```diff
@@ -2887,6 +2957,8 @@
     if (e == cudaSuccess) e = cudaFuncSetAttribute(k_samples2<true>, cudaFuncAttributeMaxDynamicSharedMemorySize, (int)samples2_smem());
     if (e == cudaSuccess) e = cudaFuncSetAttribute(k_samples2<false>, cudaFuncAttributeMaxDynamicSharedMemorySize, (int)samples2_smem());
     if (e == cudaSuccess) e = cudaFuncSetAttribute(k_samples2<false, true>, cudaFuncAttributeMaxDynamicSharedMemorySize, (int)samples2_smem());
+    if (e == cudaSuccess && SMP_ROUNDS > 1)
+        e = cudaFuncSetAttribute(k_samples2<false, true, SMP_ROUNDS>, cudaFuncAttributeMaxDynamicSharedMemorySize, (int)samples2_smem());
     if (e == cudaSuccess) e = cudaFuncSetAttribute(k_serialise, cudaFuncAttributeMaxDynamicSharedMemorySize, SER_CAP);
     if (e == cudaSuccess) e = cudaFuncSetAttribute(k_emit<false>, cudaFuncAttributeMaxDynamicSharedMemorySize, EMIT_DYN_BYTES);
     if (e == cudaSuccess) e = cudaFuncSetAttribute(k_emit<true>, cudaFuncAttributeMaxDynamicSharedMemorySize, EMIT_DYN_BYTES);
@@ -2928,19 +3000,27 @@
 void launch_scan_lift(bool lift, const uint32_t* ops, const uint64_t* n_ops_dev, uint64_t n_ops_bound, const uint32_t* heads,
                       Ctr* samples, uint32_t* blk_state, ScanPayload* blk_agg, ScanPayload* blk_pre, unsigned int* ticket,
                       LiftArgs la, cudaStream_t s, bool no_subs) {
-    const uint64_t blocks = (n_ops_bound + SMP_OPS - 1) / SMP_OPS;
+    static const bool one_round = [] { const char* e = getenv("RB_SMP_ROUNDS"); return e && e[0] == '1' && e[1] == 0; }();
+    const bool old = getenv("RB_OLD_SAMPLES") != nullptr, local = getenv("RB_SAMPLES_LOCAL") != nullptr;
+    const bool wide = !lift && !old && !local && no_subs && !one_round;
+    const uint64_t tile_ops = (uint64_t)SMP_OPS * (wide ? SMP_ROUNDS : 1);
+    const uint64_t blocks = (n_ops_bound + tile_ops - 1) / tile_ops;
     if (blocks == 0) return;
+    cudaMemsetAsync(blk_state, 0, blocks * 4, s);
     if (lift)
         k_scan_lift<true><<<(unsigned)blocks, SMP_THREADS, scan_lift_smem(true), s>>>(ops, n_ops_dev, heads, samples, blk_state, blk_agg,
                                                                                       blk_pre, ticket, la);
-    else if (getenv("RB_OLD_SAMPLES"))
+    else if (old)
         k_scan_lift<false><<<(unsigned)blocks, SMP_THREADS, scan_lift_smem(false), s>>>(ops, n_ops_dev, heads, samples, blk_state,
                                                                                         blk_agg, blk_pre, ticket, la);
-    else if (!getenv("RB_SAMPLES_LOCAL")) {
+    else if (!local) {
 #if RB_SMP2_LB2
         cudaMemsetAsync(blk_agg, 0, blocks * sizeof(ScanPayload), s);
 #endif
-        if (no_subs)
+        if (wide)
+            k_samples2<false, true, SMP_ROUNDS><<<(unsigned)blocks, SMP_THREADS, samples2_smem(), s>>>(ops, n_ops_dev, heads, samples, blk_state,
+                                                                                                       blk_agg, blk_pre, ticket, 1u);
+        else if (no_subs)
             k_samples2<false, true><<<(unsigned)blocks, SMP_THREADS, samples2_smem(), s>>>(ops, n_ops_dev, heads, samples, blk_state, blk_agg, blk_pre,
                                                                                            ticket, 1u);
         else
diff --git a/rustybam_b200/csrc/rb_kernels.cuh b/rustybam_b200/csrc/rb_kernels.cuh
--- a/rustybam_b200/csrc/rb_kernels.cuh
+++ b/rustybam_b200/csrc/rb_kernels.cuh
@@ -40,6 +40,10 @@
 #ifndef RB_SMP2_LB2
 #define RB_SMP2_LB2 0
 #endif
+#ifndef RB_SMP2_ROUNDS
+#define RB_SMP2_ROUNDS 4
+#endif
+constexpr int SMP_ROUNDS = RB_SMP2_ROUNDS;
 #ifndef RB_SMP_MINB
 #define RB_SMP_MINB 3
 #endif
diff --git a/rustybam_b200/csrc/rbcuda.cu b/rustybam_b200/csrc/rbcuda.cu
--- a/rustybam_b200/csrc/rbcuda.cu
+++ b/rustybam_b200/csrc/rbcuda.cu
@@ -485,7 +485,6 @@
     CU(cudaMemsetAsync(sc + SC_ERR_TOK, 0xFF, 4 * sizeof(uint32_t), s));
     CU(cudaMemsetAsync(b->tile_state.p, 0, b->n_tiles * 8, s));
     CU(cudaMemsetAsync(b->heads.p, 0, (b->ops_bound / SAMPLE + 2) * 4, s));
-    CU(cudaMemsetAsync(b->blk_state.p, 0, (b->ops_bound / SMP_OPS + 2) * 4, s));
     ErrSlots err{reinterpret_cast<unsigned long long*>(sc + SC_ERR_TOK), reinterpret_cast<unsigned long long*>(sc + SC_ERR_REC)};
     const uint8_t* text = b->text_raw.as<uint8_t>() + TEXT_FRONT_PAD;
     b->have_samples = !b->invert && tok_scan_enabled();
```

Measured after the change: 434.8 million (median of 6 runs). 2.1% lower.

■ AIM OF THE EXERCISE ■
Which lines above carry the string "return"? Copy those lines.

■ EXERCISE OUTPUT ■
+    static const bool one_round = [] { const char* e = getenv("RB_SMP_ROUNDS"); return e && e[0] == '1' && e[1] == 0; }();
     if (blocks == 0) return;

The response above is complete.